Bus was not the right word for what sat parked at the back of the school. I remembered taking Cash and Charlene to see the Monster Truck Show at the War Memorial one winter. Beefed up Pick-up trucks with giant wheels and tires rolled over and crushed lined of cars. This…bus, easily fit into the monster category. Cash could have stood inside the wheels. The thing was painted a flat black. The windows were reinforced with black painted steel. The front end was the best part. Gene had mentioned a cattle scoop, like those found on the front of a train. But what I was looking at was an industrial size plow. It wasn’t for snow removal, though. The “V” blade sat six inches off the parking lot, and went as high as the front windshield. Overall, it had to be almost six feet tall. Gene was right. It should cut through traffic without as much as a hiccup.
The bus passenger door swooshed open. Gene smiled behind the wheel. “Climb on board, Chase.”
The cafeteria door kicked open. The hungry zombies growled as they filed out of the school. I ran and followed everyone up and into the bus. Gene pulled the handle and closed the doors. A gate unrolled, like one you’d see at a mall department store at closing time.

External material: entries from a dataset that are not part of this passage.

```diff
@@ -695,29 +663,6 @@
     return hipGetLastError();
 }
 
-hipError_t launch_transpose_values(const Geometry &g, const DeviceArrays &d, int value_type, hipStream_t s)
-{
-    if (g.p <= 1)
-        return hipSuccess;
-    const dim3 grid((unsigned)div_up(g.p - 1, FMT_WAVES_PER_BLOCK)), block(FMT_BLOCK);
-#define CSR5_TV(VT, S)                                                                                                \
-    hipLaunchKernelGGL((k_transpose_values<VT, S>), grid, block, 0, s, g, (VT *)d.val, d.counters);                  \
-    return hipGetLastError();
-    if (value_type == CSR5HIP_F64) {
-        switch (g.sigma) {
-        case 8: CSR5_TV(double, 8)
-        case 16: CSR5_TV(double, 16)
-        }
-    } else {
-        switch (g.sigma) {
-        case 8: CSR5_TV(float, 8)
-        case 16: CSR5_TV(float, 16)
-        }
-    }
-#undef CSR5_TV
-    return hipErrorInvalidValue;
-}
-
 hipError_t launch_tile_tables(const Geometry &g, const DeviceArrays &d, int value_size, uint32_t *host_words, bool export_only,
                               hipStream_t s)
 {
diff --git a/benchmark_spmv_using_csr5_amd/csrc/csr5_internal.h b/benchmark_spmv_using_csr5_amd/csrc/csr5_internal.h
--- a/benchmark_spmv_using_csr5_amd/csrc/csr5_internal.h
+++ b/benchmark_spmv_using_csr5_amd/csrc/csr5_internal.h
@@ -87,7 +87,6 @@
 hipError_t launch_desc_offset(const Geometry &g, const DeviceArrays &d, hipStream_t s);
 hipError_t launch_transpose(const Geometry &g, const DeviceArrays &d, int value_type, bool r2c,
                             hipStream_t s);
-hipError_t launch_transpose_values(const Geometry &g, const DeviceArrays &d, int value_type, hipStream_t s);
 hipError_t launch_tile_tables(const Geometry &g, const DeviceArrays &d, int value_size, uint32_t *host_words, bool export_only,
                               hipStream_t s);
 hipError_t launch_col16(const Geometry &g, const DeviceArrays &d, uint32_t *col16, int32_t *base16, uint32_t *wide_tiles,
@@ -104,9 +103,10 @@
 hipError_t slab_select_tmp_bytes(int nnz, size_t *bytes);
 hipError_t slab_partition(const Geometry &g, const DeviceArrays &d, int value_type, int S, int bits, int shift,
                           uint32_t *hist, void *scan_tmp, size_t scan_tmp_bytes, int32_t *col2, void *val2,
-                          uint32_t *key2, hipStream_t s);
+                          uint32_t *key2, int child_tile, int child_body_tiles, hipStream_t s);
 hipError_t slab_count_segments(int nnz, const uint32_t *key2, void *tmp, unsigned int *d_count, hipStream_t s);
-hipError_t slab_segments(int nnz, const uint32_t *key2, const void *tmp, int32_t *row_ptr2, unsigned char *rowidx, hipStream_t s);
+hipError_t slab_segments(int nnz, const uint32_t *key2, const void *tmp, int32_t *row_ptr2, unsigned char *rowidx,
+                         uint8_t *start_hi, hipStream_t s);
 size_t slab_base_words(int m, int S);
 hipError_t slab_tables(int m, int m2, int nnz, int S, int p, const int32_t *row_ptr, int32_t *row_ptr2, const uint32_t *key2,
                        const uint32_t *chunk_start, uint32_t *base, uint32_t *nonempty, hipStream_t s);
@@ -118,7 +118,7 @@
 size_t slab_cold_words(int n, int S, int bits, int shift);
 hipError_t slab_cold_sort_tmp_bytes(size_t total, int slab_bits, size_t *bytes);
 hipError_t slab_hot_pack(int n, int nnz, int T, int p, int S, int bits, int shift, const int32_t *slab_off, const void *hotmap,
-                         const uint32_t *cnt, const uint32_t *key2, int32_t *col2, uint16_t *col_lo, uint8_t *col_hi, uint8_t *ref, uint32_t *rank_of,
+                         const uint32_t *cnt, int32_t *col2, uint16_t *col_lo, uint8_t *col_hi, uint8_t *ref, uint32_t *rank_of,
                          uint32_t *keys, uint32_t *keys_sorted, uint32_t *src_sorted, void *sort_tmp, size_t sort_tmp_bytes,
                          int32_t *cold_base, int32_t *cold_cols, hipStream_t s);
 size_t slab_local_columns(int n, int bits, int shift);
diff --git a/benchmark_spmv_using_csr5_amd/csrc/csr5_slab.hip b/benchmark_spmv_using_csr5_amd/csrc/csr5_slab.hip
--- a/benchmark_spmv_using_csr5_amd/csrc/csr5_slab.hip
+++ b/benchmark_spmv_using_csr5_amd/csrc/csr5_slab.hip
@@ -97,11 +97,21 @@
 }
 
 template <typename VT>
+__device__ __forceinline__ size_t piece_position(size_t dst, int vshift)
+{
+    constexpr uint32_t PER = 16 / sizeof(VT);
+    const size_t t0 = dst >> vshift << vshift;
+    const uint32_t r = (uint32_t)(dst - t0), sshift = (uint32_t)vshift - 6;
+    const uint32_t l = r >> sshift, e = r & ((1u << sshift) - 1u);
+    return t0 + (size_t)(((e / PER) * OMEGA + l) * PER + e % PER);
+}
+
+template <typename VT>
 __global__ void __launch_bounds__(SLAB_BLOCK)
 k_slab_scatter(Geometry g, const int32_t *__restrict__ row_ptr, const uint32_t *__restrict__ tile_ptr,
                const int32_t *__restrict__ col, const VT *__restrict__ val, int S, int bits, int shift,
                const uint32_t *__restrict__ chunk_start, int32_t *__restrict__ col2, VT *__restrict__ val2,
-               uint32_t *__restrict__ key2)
+               uint32_t *__restrict__ key2, int vshift, size_t vbody)
 {
     extern __shared__ __attribute__((aligned(16))) char smem[];
     const int T = g.tile_elems;
@@ -182,7 +192,7 @@
         const int j = (int)(base + c);
         const int row = rs + (rows_in_lds ? upper_bound_i32(srow, j, re - rs) : upper_bound_i32(row_ptr + rs + 1, j, re - rs));
         col2[dst] = scol[c];
-        val2[dst] = sval[c];
+        val2[dst < vbody ? piece_position<VT>(dst, vshift) : dst] = sval[c];
         key2[dst] = (uint32_t)row | (dst == slab_first[k] ? SLAB_KEY_FIRST : 0u);
     }
 }
@@ -288,7 +298,7 @@
 
 __global__ void __launch_bounds__(SLAB_BLOCK)
 k_slab_emit_segments(int nnz, const uint32_t *__restrict__ key, const unsigned int *__restrict__ block_offset,
-                     int32_t *__restrict__ row_ptr2, unsigned char *__restrict__ rowidx)
+                     int32_t *__restrict__ row_ptr2, unsigned char *__restrict__ rowidx, uint32_t *__restrict__ start_hi)
 {
     __shared__ unsigned wave_count[SLAB_BLOCK / OMEGA];
     const long long chunk = seg_chunk(nnz, gridDim.x);
@@ -316,6 +326,8 @@
             all += wave_count[k];
         }
         unsigned at = out + before + incl - own;
+        if (start_hi && j < hi)
+            start_hi[j >> 2] = ((f & 1u) << 6) | ((f & 2u) << 13) | ((f & 4u) << 20) | ((f & 8u) << 27);
 #pragma unroll
         for (int i = 0; i < 4; i++)
             if (f & (1u << i)) {
@@ -794,7 +806,7 @@
 k_hot_encode(int nnz, int T, int p, int S, int bits, int shift, const int32_t *__restrict__ slab_off,
              const uint4 *__restrict__ hotbits, const uint16_t *__restrict__ hotpre, size_t G, int32_t *__restrict__ col2,
              uint16_t *__restrict__ col_lo, uint8_t *__restrict__ col_hi, uint8_t *__restrict__ ref,
-             const uint32_t *__restrict__ rank_of, size_t L, const uint32_t *__restrict__ key)
+             const uint32_t *__restrict__ rank_of, size_t L)
 {
     extern __shared__ __attribute__((aligned(16))) char smem[];
     uint4 *lbits = reinterpret_cast<uint4 *>(smem);
@@ -866,12 +878,10 @@
                     v[u].z = encode(v[u].z, pos + 2);
                     v[u].w = encode(v[u].w, pos + 3);
                     if (MODE == ENC_PACK) {
-                        uint32_t k4[4];
-                        const unsigned st = segment_starts4(key, pos, (long long)nnz, k4);
-                        const uint32_t a = (uint32_t)v[u].x | ((st & 1u) << 22), b = (uint32_t)v[u].y | (((st >> 1) & 1u) << 22),
-                                       c = (uint32_t)v[u].z | (((st >> 2) & 1u) << 22), d = (uint32_t)v[u].w | (((st >> 3) & 1u) << 22);
+                        const uint32_t st = hi4[q];
+                        const uint32_t a = (uint32_t)v[u].x, b = (uint32_t)v[u].y, c = (uint32_t)v[u].z, d = (uint32_t)v[u].w;
                         lo4[q] = make_uint2((a & 0xFFFFu) | (b << 16), (c & 0xFFFFu) | (d << 16));
-                        hi4[q] = ((a >> 16) & 0xFFu) | (((b >> 16) & 0xFFu) << 8) | (((c >> 16) & 0xFFu) << 16) | ((d >> 16) << 24);
+                        hi4[q] = st | ((a >> 16) & 0xFFu) | (((b >> 16) & 0xFFu) << 8) | (((c >> 16) & 0xFFu) << 16) | ((d >> 16) << 24);
                     }
                 }
             }
@@ -948,8 +958,14 @@
 
 hipError_t slab_partition(const Geometry &g, const DeviceArrays &d, int value_type, int S, int bits, int shift,
                           uint32_t *hist, void *scan_tmp, size_t scan_tmp_bytes, int32_t *col2, void *val2,
-                          uint32_t *key2, hipStream_t s)
-{
+                          uint32_t *key2, int child_tile, int child_body_tiles, hipStream_t s)
+{
+    int vshift = 0;
+    while (child_tile > 0 && (1 << vshift) < child_tile)
+        vshift++;
+    if (child_tile > 0 && ((1 << vshift) != child_tile || vshift < 6 + (value_type == CSR5HIP_F64 ? 1 : 2)))
+        return hipErrorInvalidValue;
+    const size_t vbody = child_tile > 0 && child_body_tiles > 0 ? (size_t)child_body_tiles * (size_t)child_tile : 0;
     const size_t hist_lds = (size_t)(SLAB_BLOCK / OMEGA) * S * HIST_PAD * 4;
     hipError_t e = hipFuncSetAttribute(reinterpret_cast<const void *>(k_slab_hist), hipFuncAttributeMaxDynamicSharedMemorySize,
                                        (int)hist_lds);
@@ -967,10 +983,10 @@
     const size_t lds = slab_scatter_lds(g, S, vs);
     if (value_type == CSR5HIP_F64)
         hipLaunchKernelGGL(k_slab_scatter<double>, dim3(g.p), dim3(SLAB_BLOCK), lds, s, g, d.row_ptr, d.tile_ptr, d.col,
-                           (const double *)d.val, S, bits, shift, hist, col2, (double *)val2, key2);
+                           (const double *)d.val, S, bits, shift, hist, col2, (double *)val2, key2, vshift, vbody);
     else
         hipLaunchKernelGGL(k_slab_scatter<float>, dim3(g.p), dim3(SLAB_BLOCK), lds, s, g, d.row_ptr, d.tile_ptr, d.col,
-                           (const float *)d.val, S, bits, shift, hist, col2, (float *)val2, key2);
+                           (const float *)d.val, S, bits, shift, hist, col2, (float *)val2, key2, vshift, vbody);
     return hipGetLastError();
 }
 
@@ -994,10 +1010,11 @@
     return hipGetLastError();
 }
 
-hipError_t slab_segments(int nnz, const uint32_t *key2, const void *tmp, int32_t *row_ptr2, unsigned char *rowidx, hipStream_t s)
+hipError_t slab_segments(int nnz, const uint32_t *key2, const void *tmp, int32_t *row_ptr2, unsigned char *rowidx,
+                         uint8_t *start_hi, hipStream_t s)
 {
     hipLaunchKernelGGL(k_slab_emit_segments, dim3(seg_blocks(nnz)), dim3(SLAB_BLOCK), 0, s, nnz, key2,
-                       (const unsigned int *)tmp, row_ptr2, rowidx);
+                       (const unsigned int *)tmp, row_ptr2, rowidx, (uint32_t *)start_hi);
     return hipGetLastError();
 }
 
@@ -1098,7 +1115,7 @@
 
 static hipError_t hot_encode_pass(int mode, int n, int nnz, int T, int p, int S, int bits, int shift, const int32_t *slab_off,
                                   const void *hotmap, int32_t *col2, uint16_t *col_lo, uint8_t *col_hi, uint8_t *ref,
-                                  const uint32_t *rank_of, const uint32_t *key, hipStream_t s)
+                                  const uint32_t *rank_of, hipStream_t s)
 {
     const size_t G = slab_hot_groups(n, shift, bits);
     const size_t L = slab_local_count(n, shift, bits);
@@ -1115,7 +1132,7 @@
                 return e;
         }
         hipLaunchKernelGGL(kern, grid, block, in_lds ? lds : 0, s, nnz, T, p, S, bits, shift, slab_off, hotbits, hotpre, G, col2,
-                           col_lo, col_hi, ref, rank_of, L, key);
+                           col_lo, col_hi, ref, rank_of, L);
         return hipGetLastError();
     };
     if (mode == ENC_MARK)
@@ -1132,12 +1149,12 @@
 }
 
 hipError_t slab_hot_pack(int n, int nnz, int T, int p, int S, int bits, int shift, const int32_t *slab_off, const void *hotmap,
-                         const uint32_t *cnt, const uint32_t *key2, int32_t *col2, uint16_t *col_lo, uint8_t *col_hi, uint8_t *ref, uint32_t *rank_of,
+                         const uint32_t *cnt, int32_t *col2, uint16_t *col_lo, uint8_t *col_hi, uint8_t *ref, uint32_t *rank_of,
                          uint32_t *keys, uint32_t *keys_sorted, uint32_t *src_sorted, void *sort_tmp, size_t sort_tmp_bytes,
                          int32_t *cold_base, int32_t *cold_cols, hipStream_t s)
 {
     const size_t L = slab_local_count(n, shift, bits), total = (size_t)S * L;
-    hipError_t e = hot_encode_pass(ENC_MARK, n, nnz, T, p, S, bits, shift, slab_off, hotmap, col2, nullptr, nullptr, ref, nullptr, nullptr, s);
+    hipError_t e = hot_encode_pass(ENC_MARK, n, nnz, T, p, S, bits, shift, slab_off, hotmap, col2, nullptr, nullptr, ref, nullptr, s);
     if (e != hipSuccess)
         return e;
     const unsigned blocks = (unsigned)((total + SLAB_BLOCK - 1) / SLAB_BLOCK);
@@ -1151,7 +1168,7 @@
     e = hipGetLastError();
     if (e != hipSuccess)
         return e;
-    return hot_encode_pass(ENC_PACK, n, nnz, T, p, S, bits, shift, slab_off, hotmap, col2, col_lo, col_hi, nullptr, rank_of, key2, s);
+    return hot_encode_pass(ENC_PACK, n, nnz, T, p, S, bits, shift, slab_off, hotmap, col2, col_lo, col_hi, nullptr, rank_of, s);
 }
 
 size_t slab_local_columns(int n, int bits, int shift) { return slab_local_count(n, shift, bits); }
```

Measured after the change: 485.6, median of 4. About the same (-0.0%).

“Just lock those in place by your feet.” Gene pointed. I bent and secured the locks as zombies beat at the closed door. “They can’t get in, but even if they broke down that door, with this gate down, they still can’t get in.”
I stood up. Gene could not wipe that grin away if I’d begged him. “You like it?”
“This is the shit,” I said.
“I rigged the tank. It holds nearly 200 gallons of gas. Gets about 10 miles per gallon. That’s highway. But still, should be enough to get us from here to Mexico, if you can believe that. Andy was able to grab us some maps,” Gene said.
I heard paper ruffle and looked back. Andy unfolded a map. “We’re going to cross through five states. The fifth is Texas. From here to the border, it’s exactly 1,680 miles. Mostly highway,” he said.
“We drive straight through, take turns at the wheel, thirty-five hours or so, we can be there.” Gene put the bus in drive, kept his foot on the break. “What do you say, we done here?”
“Lot of supplies by the door,” Charlene said. “I mean, a lot of supplies.”
“A lot of zombies, too,” Melissa said.
“This bus has everything we could want, I assure you,” Gene said.
Megan shrugged. “Then I say we’re done. Let’s move out.”
Kia and Allison sat in seats one in front of the other. Each had their back pressed to the wall and a knee on the seat so that they weren’t so much sitting, but kind of standing in a way they could face everything on the bus. They both nodded, and Kia flashed a thumbs up.
“I say we roll,” Andy said.
“Charlene?” Gene said.
She looked at the school, at me, and finally at Gene. “Mexico or bust.”
Gene smiled, showed all of his teeth and then cast his eyes on me. “And Chase?”
I hated leaving the food, and the medical supplies. There was nothing we could do about it. We couldn’t risk going back for it. “Mexico. I agree. Let’s move out!”